● Activity: Return the run of lines below that opens with the line containing "1].y, false, false);" and closes with the line containing "if (p < a.M", keeping each one exact.

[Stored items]

-                            v[2] += __uint_as_float(r2.y << 16); v[3] += __uint_as_float(r2.y & 0xffff0000u);
-                        }
-                        if (a.accumulate) {
-                            const u32x2 o2 = ov[j][i][g];
-                            v[0] += __uint_as_float(o2.x << 16); v[1] += __uint_as_float(o2.x & 0xffff0000u);
-                            v[2] += __uint_as_float(o2.y << 16); v[3] += __uint_as_float(o2.y & 0xffff0000u);
-                        }
-                        pk[g].x = pack_bf2(v[0], v[1]); pk[g].y = pack_bf2(v[2], v[3]);
-                    }
-#pragma unroll
-                    for (int q2 = 0; q2 < 2; ++q2) {
-                        const u32x2 sx = __builtin_amdgcn_permlane32_swap(pk[2 * q2].x, pk[2 * q2 + 1].x, false, false);
-                        const u32x2 sy = __builtin_amdgcn_permlane32_swap(pk[2 * q2].y, pk[2 * q2 + 1].y, false, false);
-                        const int n = n0 + i * 32 + 16 * q2 + 8 * (lane >> 5);
-                        if (p < a.M && n < a.N) {
-                            u32x4 o; o.x = sx.x; o.y = sy.x; o.z = sx.y; o.w = sy.y;
-                            *reinterpret_cast<u32x4*>(a.out + (long long)p * a.out_ld + n) = o;
-                        }
-                    }
-                }
-            }
-#pragma unroll
-            for (int i = 0; i < 2; ++i)
-#pragma unroll
-                for (int j = 0; j < MJ; ++j) acc[i][j] = (f32x16)(0.f);
-            st_window = (a.ksteps >= RING - 1 && c_nt * TN + wn * 64 + 64 <= a.N) ? RING - 1 : 0;
-            c_ks = 0; ++c_tile;
-            if (a.spread) { c_vt += gridDim.x; c_mt = c_vt / a.tiles_n; c_nt = c_vt - c_mt * a.tiles_n; }
-            else if (++c_nt == a.tiles_n) { c_nt = 0; c_mt += gridDim.x; }
-        } else ++c_ks;
-    }
-}
-
-}
 
 int ddpm_pointwise_launch(const void* x, long long x_ld, const void* w, void* y, long long y_ld, const float* bias, const void* residual,
                           long long res_ld, int accumulate, int M, int N, int K, int dry, void* stream) {
@@ -216,22 +20,13 @@
     const bool wide = N >= 256;
     const bool big = (M + 255) / 256 >= 256;
     a.spread = small_m ? 1 : 0;
-#define PW_LAUNCH(TM, TN, RINGV)                                                                                                  \
-    do {                                                                                                                          \
-        constexpr int LDS = RINGV * (TM * 128 + TN * 128) + 4096;                                                                 \
-        static DevOnce attr_set;                                                                                                  \
-        if (!attr_set) {                                                                                                          \
-            if (hipFuncSetAttribute(reinterpret_cast<const void*>(&pw_conv_kernel<TM, TN>), hipFuncAttributeMaxDynamicSharedMemorySize, LDS) != hipSuccess) \
-                return DDPM_ERR_LAUNCH;                                                                                           \
-            attr_set = true;                                                                                                      \
-        }                                                                                                                         \
-        a.tiles_m = (M + TM - 1) / TM; a.tiles_n = (N + TN - 1) / TN;                                                             \
-        const int units = a.spread ? a.tiles_m * a.tiles_n : a.tiles_m;                                                           \
-        const int cus = ddpm_cu_budget(256);                                                                                      \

● Exercise result:
-                        const u32x2 sy = __builtin_amdgcn_permlane32_swap(pk[2 * q2].y, pk[2 * q2 + 1].y, false, false);
-                        const int n = n0 + i * 32 + 16 * q2 + 8 * (lane >> 5);
-                        if (p < a.M && n < a.N) {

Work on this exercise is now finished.